When lightning ignited fires around California’s Big Basin Redwoods State Park north of Santa Cruz in August 2020, the blaze spread quickly. Redwoods naturally resist burning, but this time flames shot through the canopies of 100-meter-tall trees, incinerating the needles. “It was shocking,” says Drew Peltier, a tree ecophysiologist at Northern Arizona University. “It really seemed like most of the trees were going to die.”

Yet many of them lived.
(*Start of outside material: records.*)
static int forward(exaspim_unet* e, const float* x, float* out, int n, int d, int h, int w,
                   int apply_sigmoid, int trim, void* workspace, size_t workspace_bytes,
                   hipStream_t stream, const void* x_prepared = nullptr, float* absmax = nullptr,
                   int row_stride = 0, const int32_t* keep_hi = nullptr, const exaspim_unet_carry* carry = nullptr,
                   const exaspim_unet_carry1* carry1 = nullptr, const exaspim_unet_carry_y* carry_y = nullptr) {
    const UNetPlan& p = e->plan;
    const Workspace ws = make_workspace(p, n, d, h, w);
    if (workspace_bytes < ws.bytes) {
        set_error("forward: workspace %zu bytes < required %zu", workspace_bytes, ws.bytes);
        return EXASPIM_E_WORKSPACE;
    }
    char* base = static_cast<char*>(workspace);
    auto skip = [&](int l) { return (void*)(base + ws.skip[l]); };
    auto A = [&](int l) { return (void*)(base + ws.a[l]); };
    auto B = [&](int l) { return (void*)(base + ws.b[l]); };
    const int dt = p.dtype;
    int rc;

    const bool x3 = dt == EXASPIM_DT_BF16X3;
    const int last_cout = p.conv[kNumMfmaConvs - 1].cout;
    const bool fuse_head = !absmax && !(e->options & EXASPIM_OPT_SEPARATE_HEAD) &&
                           (x3 ? conv_x3_can_fuse_head(last_cout, w, p.out_channels)
                               : conv_can_fuse_head(last_cout, w, p.out_channels, dt));
    const bool trimmed = fuse_head && trim > 0 && 2 * trim < d && 2 * trim < h && 2 * trim < w;
    int khi[3] = {d - trim, h - trim, w - trim};
    if (trimmed && keep_hi)
        for (int i = 0; i < 3; ++i) khi[i] = keep_hi[i];
    const bool separate_pool = (e->options & EXASPIM_OPT_SEPARATE_POOL) != 0;
    const bool separate_deep = (e->options & EXASPIM_OPT_SEPARATE_DEEP_POOLS) != 0;
    bool fuse_pool[4];
    for (int l = 0; l < 4; ++l)
        fuse_pool[l] = !separate_pool && !(separate_deep && l > 0) && conv_can_fuse_pool(p.dtype, p.conv[2 * l].cout, d >> l, h >> l, w >> l);
    const bool row = !absmax && !(e->options & EXASPIM_OPT_PER_PATCH_ENCODER) &&
                     conv_row_mode_ok(dt, p.conv[0].cout, n, w, row_stride, fuse_pool[0]);
    if (carry) {
        int32_t span[2];
        const int shift = carry->out_skip ? carry->out_shift : 0;
        const bool in = carry->in_z[0] != 0 || carry->in_z[1] != 0;
        EXA_CHECK_ARG(row && carry->own_skip && carry->own_pool && carry->reserved == 0,
                      "forward: carried planes need row mode at this geometry and both own buffers");
        EXA_CHECK_ARG(!carry->out_skip == !carry->out_pool, "forward: carry out needs both targets or neither");
        const int tzd = conv_zcol_tile_depth(d);
        if (in)
            EXA_CHECK_ARG(carry->in_z[0] >= 2 && carry->in_z[0] < carry->in_z[1] && carry->in_z[1] <= d - 2 &&
                              carry->in_z[0] % tzd == 0 && carry->in_z[1] % tzd == 0 && carry->in_z[0] % 2 == 0 &&
                              carry->in_z[1] % 2 == 0,
                          "forward: carry in [%d, %d) is not whole %d-plane tiles with even bounds inside [2, %d)",
                          carry->in_z[0], carry->in_z[1], tzd, d - 2);
        if (shift || carry->out_skip) {
            carry_span(d, shift, span);
            EXA_CHECK_ARG(shift > 0 && span[0] < span[1] && carry->out_z[0] == span[0] + shift &&
                              carry->out_z[1] == span[1] + shift && carry->out_z[1] <= 254,
                          "forward: carry out [%d, %d) shifted by %d is not the range a forward %d planes down takes over",
                          carry->out_z[0], carry->out_z[1], shift, shift);
            EXA_CHECK_ARG(!in || carry->out_z[0] >= carry->in_z[1] || carry->out_z[1] <= carry->in_z[0],
                          "forward: carry out [%d, %d) overlaps the planes carried in, [%d, %d)", carry->out_z[0],
                          carry->out_z[1], carry->in_z[0], carry->in_z[1]);
        }
    }
    ConvCarryY cy;
    if (carry_y) {
        const bool in = carry_y->in_y[0] != 0 || carry_y->in_y[1] != 0;
        const bool out_y = carry_y->out_skip_y || carry_y->out_pool_y || carry_y->out_shift_y || carry_y->out_y[0] || carry_y->out_y[1];
        EXA_CHECK_ARG(carry && row && carry_y->reserved == 0,
                      "forward: carried rows need the first level's carry struct and row mode at this geometry");
        EXA_CHECK_ARG(!carry_y->out_skip_y == !carry_y->out_pool_y && !carry_y->out_skip_d == !carry_y->out_pool_d,
                      "forward: y and diagonal carry out need both targets or neither");
        if (in)
            EXA_CHECK_ARG(carry_y->in_y[0] >= 2 && carry_y->in_y[0] < carry_y->in_y[1] && carry_y->in_y[1] <= h - 2 &&
                              carry_y->in_y[0] % 8 == 0 && carry_y->in_y[1] % 8 == 0,
                          "forward: y carry in [%d, %d) is not whole 8-row tiles inside [2, %d)", carry_y->in_y[0],
                          carry_y->in_y[1], h - 2);
        if (out_y) {
            int32_t span[2];
            const int shift = carry_y->out_skip_y ? carry_y->out_shift_y : 0;
            carry_row_span(h, shift, span);
            EXA_CHECK_ARG(shift > 0 && span[0] < span[1] && carry_y->out_y[0] == span[0] + shift &&
                              carry_y->out_y[1] == span[1] + shift,
                          "forward: y carry out [%d, %d) shifted by %d is not the range a forward %d rows on takes over",
                          carry_y->out_y[0], carry_y->out_y[1], shift, shift);
            EXA_CHECK_ARG(!in || carry_y->out_y[0] >= carry_y->in_y[1] || carry_y->out_y[1] <= carry_y->in_y[0],
                          "forward: y carry out [%d, %d) overlaps the rows carried in, [%d, %d)", carry_y->out_y[0],
                          carry_y->out_y[1], carry_y->in_y[0], carry_y->in_y[1]);
        }
        EXA_CHECK_ARG(!carry_y->out_skip_d || (carry->out_skip && carry_y->out_skip_y),
                      "forward: the diagonal carry out needs both the z and the y carry out");
        if (!(e->options & EXASPIM_OPT_CARRY_NO_ROWS)) {
            cy.in_y0 = (unsigned short)carry_y->in_y[0];
            cy.in_y1 = (unsigned short)carry_y->in_y[1];
            if (carry_y->out_skip_y) {
                cy.y_dst = carry_y->out_skip_y;
                cy.y_pool_dst = carry_y->out_pool_y;
                cy.d_dst = carry_y->out_skip_d;
                cy.d_pool_dst = carry_y->out_pool_d;
                cy.out_y0 = (unsigned short)carry_y->out_y[0];
                cy.out_y1 = (unsigned short)carry_y->out_y[1];
                cy.out_shift_y = (unsigned short)carry_y->out_shift_y;
            }
        }
    }
    const bool carry_borders = carry && !(e->options & (EXASPIM_OPT_CARRY_MAIN_ONLY | EXASPIM_OPT_ROW_SEPARATE_BORDERS));
    int32_t first_skip[2] = {0, 0};
    if (carry_borders) conv_first_skip_planes(d, carry->in_z[0], carry->in_z[1], first_skip);
    void* const x1 = carry ? carry->own_skip : skip(0);
    void* const x1_pool = carry ? carry->own_pool : A(1);
    if (carry1) {
        EXA_CHECK_ARG(carry && carry1->own_mid1 && carry1->own_skip1 && carry1->own_pool2 && carry1->reserved == 0,
                      "forward: carried planes of the second level need those of the first and all three own buffers");
        EXA_CHECK_ARG(!carry1->out_mid1 == !carry1->out_skip1 && !carry1->out_mid1 == !carry1->out_pool2,
                      "forward: second-level carry out needs all three targets or none");
        const int tz1 = carry1_tile_depth(e, n, d, h, w);
        EXA_CHECK_ARG(tz1 > 0, "forward: down1.0 and down1.3 cannot carry planes at this geometry, dtype or option set");
        if (carry1->in_z[0] != 0 || carry1->in_z[1] != 0)
            EXA_CHECK_ARG((carry->in_z[0] != 0 || carry->in_z[1] != 0) && carry1->in_z[0] >= 3 &&
                              carry1->in_z[0] < carry1->in_z[1] && carry1->in_z[1] <= d / 2 - 3 &&
                              carry1->in_z[0] % tz1 == 0 && carry1->in_z[1] % tz1 == 0,
                          "forward: second-level carry in [%d, %d) needs a first-level carry in and whole %d-plane tiles "
                          "inside [3, %d)", carry1->in_z[0], carry1->in_z[1], tz1, d / 2 - 3);
        if (carry1->out_mid1 || carry1->out_shift) {
            int32_t span[2];
            const int shift1 = carry1->out_mid1 ? carry1->out_shift : 0;
            carry1_span(e, n, d, h, w, 2 * shift1, span);
            EXA_CHECK_ARG(shift1 > 0 && carry->out_skip && carry->out_shift == 2 * shift1 && span[0] < span[1] &&
                              carry1->out_z[0] == span[0] + shift1 && carry1->out_z[1] == span[1] + shift1,
                          "forward: second-level carry out [%d, %d) shifted by %d is not the range a forward %d planes down "
                          "takes over, or the first level does not carry out by twice the shift",
                          carry1->out_z[0], carry1->out_z[1], shift1, 2 * shift1);
            EXA_CHECK_ARG(carry1->out_z[0] >= carry1->in_z[1] || carry1->out_z[1] <= carry1->in_z[0],
                          "forward: second-level carry out [%d, %d) overlaps the planes carried in, [%d, %d)",
                          carry1->out_z[0], carry1->out_z[1], carry1->in_z[0], carry1->in_z[1]);
        }
    }
    void* const mid1 = carry1 ? carry1->own_mid1 : B(1);
    void* const skip1 = carry1 ? carry1->own_skip1 : skip(1);
    void* const pool2 = carry1 ? carry1->own_pool2 : A(2);
    auto conv = [&](int idx, const void* sa, const void* sb, void* dst, int l) -> int {
        const ConvLayer& L = p.conv[idx];
        ConvArgs a;
        a.partial = reinterpret_cast<float*>(base + ws.xpad);
        a.partial_patch_bytes = (size_t)(d + 2) * (h + 2) * (w + 2) * sizeof(float);
        if (idx <= 6 && idx % 2 == 0 && fuse_pool[idx / 2]) a.pool_dst = idx == 0 ? x1_pool : idx == 2 ? pool2 : A(idx / 2 + 1);
        const bool last = idx == kNumMfmaConvs - 1, last_but_one = idx == kNumMfmaConvs - 2;
        const int margin = !trimmed ? 0 : last ? trim : last_but_one ? trim - 1 : 0;
        const int full[3] = {d >> l, h >> l, w >> l};
        for (int i = 0; i < 3; ++i) {
            a.org[i] = margin;
            a.ext[i] = trimmed && (last || last_but_one) ? khi[i] + (last ? 0 : 1) - margin : full[i];
        }
        int rem_y = 0, rem_x = 0;
        const bool has_head = idx == kNumMfmaConvs - 1 && fuse_head;
        if (margin > 0 && !has_head && L.cout % 64 != 0 && full[2] % 16 == 0) {
            rem_y = a.ext[1] - conv_zcol_main_extent(a.ext[1], 1);
            rem_x = a.ext[2] - conv_zcol_main_extent(a.ext[2], 2);
            a.ext[1] -= rem_y;
            a.ext[2] -= rem_x;
        }
        if (idx == kNumMfmaConvs - 1 && fuse_head) {
            a.head_w = reinterpret_cast<const float*>(e->packed + p.head_w_off);
            a.head_b = reinterpret_cast<const float*>(e->packed + p.head_b_off);
            a.head_out = out;
            a.head_oc = p.out_channels;
            a.head_sigmoid = apply_sigmoid;
        }
        a.src_a = sa; a.src_b = sb; a.ca = L.ca; a.cb = L.cb;
        a.weights = e->packed + L.w_off;
        a.bias = reinterpret_cast<const float*>(e->packed + L.b_off);
        a.dst = dst; a.cout = L.cout;
        a.n = n; a.d = d >> l; a.h = h >> l; a.w = w >> l;
        a.slope = kLeakySlope;
        if (idx == 0 && row) a.row_stride = row_stride;
        if (idx == 0 && carry) {
            a.in_z0 = (unsigned short)carry->in_z[0];
            a.in_z1 = (unsigned short)carry->in_z[1];
            if (carry->out_skip) {
                a.carry_dst = carry->out_skip;
                a.carry_pool_dst = carry->out_pool;
                a.out_z0 = (unsigned char)carry->out_z[0];
                a.out_z1 = (unsigned char)carry->out_z[1];
                a.out_shift = (unsigned short)carry->out_shift;
            }
        }
        if ((idx == 1 || idx == 2) && carry1) {
            a.in_z0 = (unsigned short)carry1->in_z[0];
            a.in_z1 = (unsigned short)carry1->in_z[1];
            if (carry1->out_mid1) {
                a.carry_dst = idx == 1 ? carry1->out_mid1 : carry1->out_skip1;
                a.carry_pool_dst = idx == 1 ? nullptr : carry1->out_pool2;
                a.out_z0 = (unsigned char)carry1->out_z[0];
                a.out_z1 = (unsigned char)carry1->out_z[1];
                a.out_shift = (unsigned short)carry1->out_shift;
            }
        }
        LayerTimer* t = e->timer;
        const bool timed = t && (t->mask >> idx & 1u) && t->used < LayerTimer::kRing;
        int slot = 0;
        if (timed) {
            slot = t->next;
            EXA_CHECK_HIP(hipEventRecord(t->start[slot], stream));
        }
        int r = x3 && has_head      ? launch_conv3x3x3_x3_head(a, stream)
                : a.row_stride > 0 ? launch_conv3x3x3_row(dt, a, (e->options & EXASPIM_OPT_ROW_SEPARATE_BORDERS) ? kRowStagesAll
                                                                 : carry_borders ? kRowStagesCarry : kRowStagesFused, stream,
                                                        idx == 0 ? &cy : nullptr)
                                   : launch_conv3x3x3(dt, a, stream);
        if (timed && r == EXASPIM_OK) {
            EXA_CHECK_HIP(hipEventRecord(t->stop[slot], stream));
            t->layer[slot] = idx;
            t->next = (slot + 1) % LayerTimer::kRing;
            t->used++;
        }
        if (r == EXASPIM_OK && rem_y > 0) {
            ConvArgs b = a;
            b.org[1] = a.org[1] + a.ext[1]; b.ext[1] = rem_y;
            b.ext[2] = a.ext[2] + rem_x;
            r = launch_conv3x3x3_thin(dt, b, stream);
        }
        if (r == EXASPIM_OK && rem_x > 0) {
            ConvArgs b = a;
            b.org[2] = a.org[2] + a.ext[2]; b.ext[2] = rem_x;
            r = launch_conv3x3x3_thin(dt, b, stream);
        }
        if (r == EXASPIM_OK && absmax)
            r = launch_absmax(dt, dst, (size_t)n * (d >> l) * (h >> l) * (w >> l) * L.cout * dtype_size(dt),
                              absmax + 1 + idx, stream);
        return r;
    };
#define RUN(expr) do { rc = (expr); if (rc) return rc; } while (0)

    RUN(launch_conv_first(dt, x, x ? reinterpret_cast<float*>(base + ws.xpad)
                                   : const_cast<float*>(static_cast<const float*>(x_prepared)),
                          reinterpret_cast<const float*>(e->packed + p.first_w_off),
                          reinterpret_cast<const float*>(e->packed + p.first_b_off), A(0), n, d,
                          h, w, p.c0p, kLeakySlope, stream, (e->options & EXASPIM_OPT_FIRST_PER_GROUP) != 0,
                          first_skip[0], first_skip[1]));
    if (absmax) RUN(launch_absmax(dt, A(0), (size_t)n * d * h * w * p.c0p * dtype_size(dt), absmax, stream));
    RUN(conv(0, A(0), nullptr, x1, 0));
    if (carry_y && carry_y->encoder_event)
        EXA_CHECK_HIP(hipEventRecord(static_cast<hipEvent_t>(carry_y->encoder_event), stream));
    for (int l = 1; l <= 4; ++l) {
        const ConvLayer& L0 = p.conv[2 * l - 1];
        const void* prev = l == 1 ? x1 : l == 2 ? skip1 : skip(l - 1);
        if (!fuse_pool[l - 1])
            RUN(launch_maxpool2(dt, prev, A(l), n, d >> (l - 1), h >> (l - 1), w >> (l - 1), L0.ca,
                                stream));
        void* const mid = l == 1 ? mid1 : B(l);
        RUN(conv(2 * l - 1, l == 1 ? x1_pool : l == 2 ? pool2 : A(l), nullptr, mid, l));
        RUN(conv(2 * l, mid, nullptr, l == 1 ? skip1 : l < 4 ? skip(l) : A(l), l));
    }
    const void* prev = A(4);
    for (int l = 3; l >= 0; --l) {
        const int i0 = 9 + 2 * (3 - l);
        const ConvLayer& L0 = p.conv[i0];
        if (p.convt) {
            const ConvTLayer& U = p.up[3 - l];
            RUN(launch_convt2(dt, prev, e->packed + U.w_off,
                              reinterpret_cast<const float*>(e->packed + U.b_off), A(l), n,
                              d >> (l + 1), h >> (l + 1), w >> (l + 1), U.cin, U.cout, stream));
            if (absmax)
                RUN(launch_absmax(dt, A(l), (size_t)n * (d >> l) * (h >> l) * (w >> l) * U.cout * dtype_size(dt),
                                  absmax + 1 + kNumMfmaConvs + (3 - l), stream));
        } else {
            const bool ups_trimmed = trimmed && l == 0 && trim > 2;
            const int ups_hi[3] = {std::max(d - khi[0] - 2, 0), std::max(h - khi[1] - 2, 0), std::max(w - khi[2] - 2, 0)};
            RUN(launch_upsample2(dt, prev, A(l), n, d >> (l + 1), h >> (l + 1), w >> (l + 1), L0.cb,
                                 ups_trimmed ? trim - 2 : 0, stream,
                                 (e->options & EXASPIM_OPT_PLAIN_UPSAMPLE) != 0,
                                 (e->options & EXASPIM_OPT_UPSAMPLE_PER_THREAD) != 0, ups_trimmed ? ups_hi : nullptr));
        }
        RUN(conv(i0, l == 0 ? x1 : l == 1 ? skip1 : skip(l), A(l), B(l), l));
        RUN(conv(i0 + 1, B(l), nullptr, A(l), l));
        prev = A(l);
    }
    if (!fuse_head)
    RUN(launch_head(dt, prev, reinterpret_cast<const float*>(e->packed + p.head_w_off),
                    reinterpret_cast<const float*>(e->packed + p.head_b_off), out, n, d, h, w,
                    p.c0p, p.out_channels, apply_sigmoid, stream));
#undef RUN
    return EXASPIM_OK;
}

}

In a paper published yesterday in Nature Plants, Peltier and his colleagues help explain why: The charred survivors, despite being defoliated, mobilized long-held energy reserves—sugars that had been made from sunlight decades earlier—and poured them into buds that had been lying dormant under the bark for centuries.

“This is one of those papers that challenges our previous knowledge on tree growth,” says Adrian Rocha, an ecosystem ecologist at the University of Notre Dame. “It is amazing to learn that carbon taken up decades ago can be used to sustain its growth into the future.” The findings suggest redwoods have the tools to cope with catastrophic fires driven by climate change, Rocha says. Still, it’s unclear whether the trees could withstand the regular infernos that might occur under a warmer climate regime.

Mild fires strike coastal redwood forests about every decade. The giant trees resist burning thanks to the bark, up to about 30 centimeters thick at the base, which contains tannic acids that retard flames. Their branches and needles are normally beyond the reach of flames that consume vegetation on the ground. But the fire in 2020 was so intense that even the uppermost branches of many trees burned and their ability to photosynthesize went up in smoke along with their pine needles.

Trees photosynthesize to create sugars and other carbohydrates, which provide the energy they need to grow and repair tissue. Trees do store some of this energy, which they can call on during a drought or after a fire. Still, scientists weren’t sure these reserves would prove enough for the burned trees of Big Basin.

Visiting the forest a few months after the fire, Peltier and his colleagues found fresh growth emerging from blackened trunks. They knew that shorter lived trees can store sugars for several years. Because redwoods can live for more than 2000 years, the researchers wondered whether the trees were drawing on much older energy reserves to grow the sprouts.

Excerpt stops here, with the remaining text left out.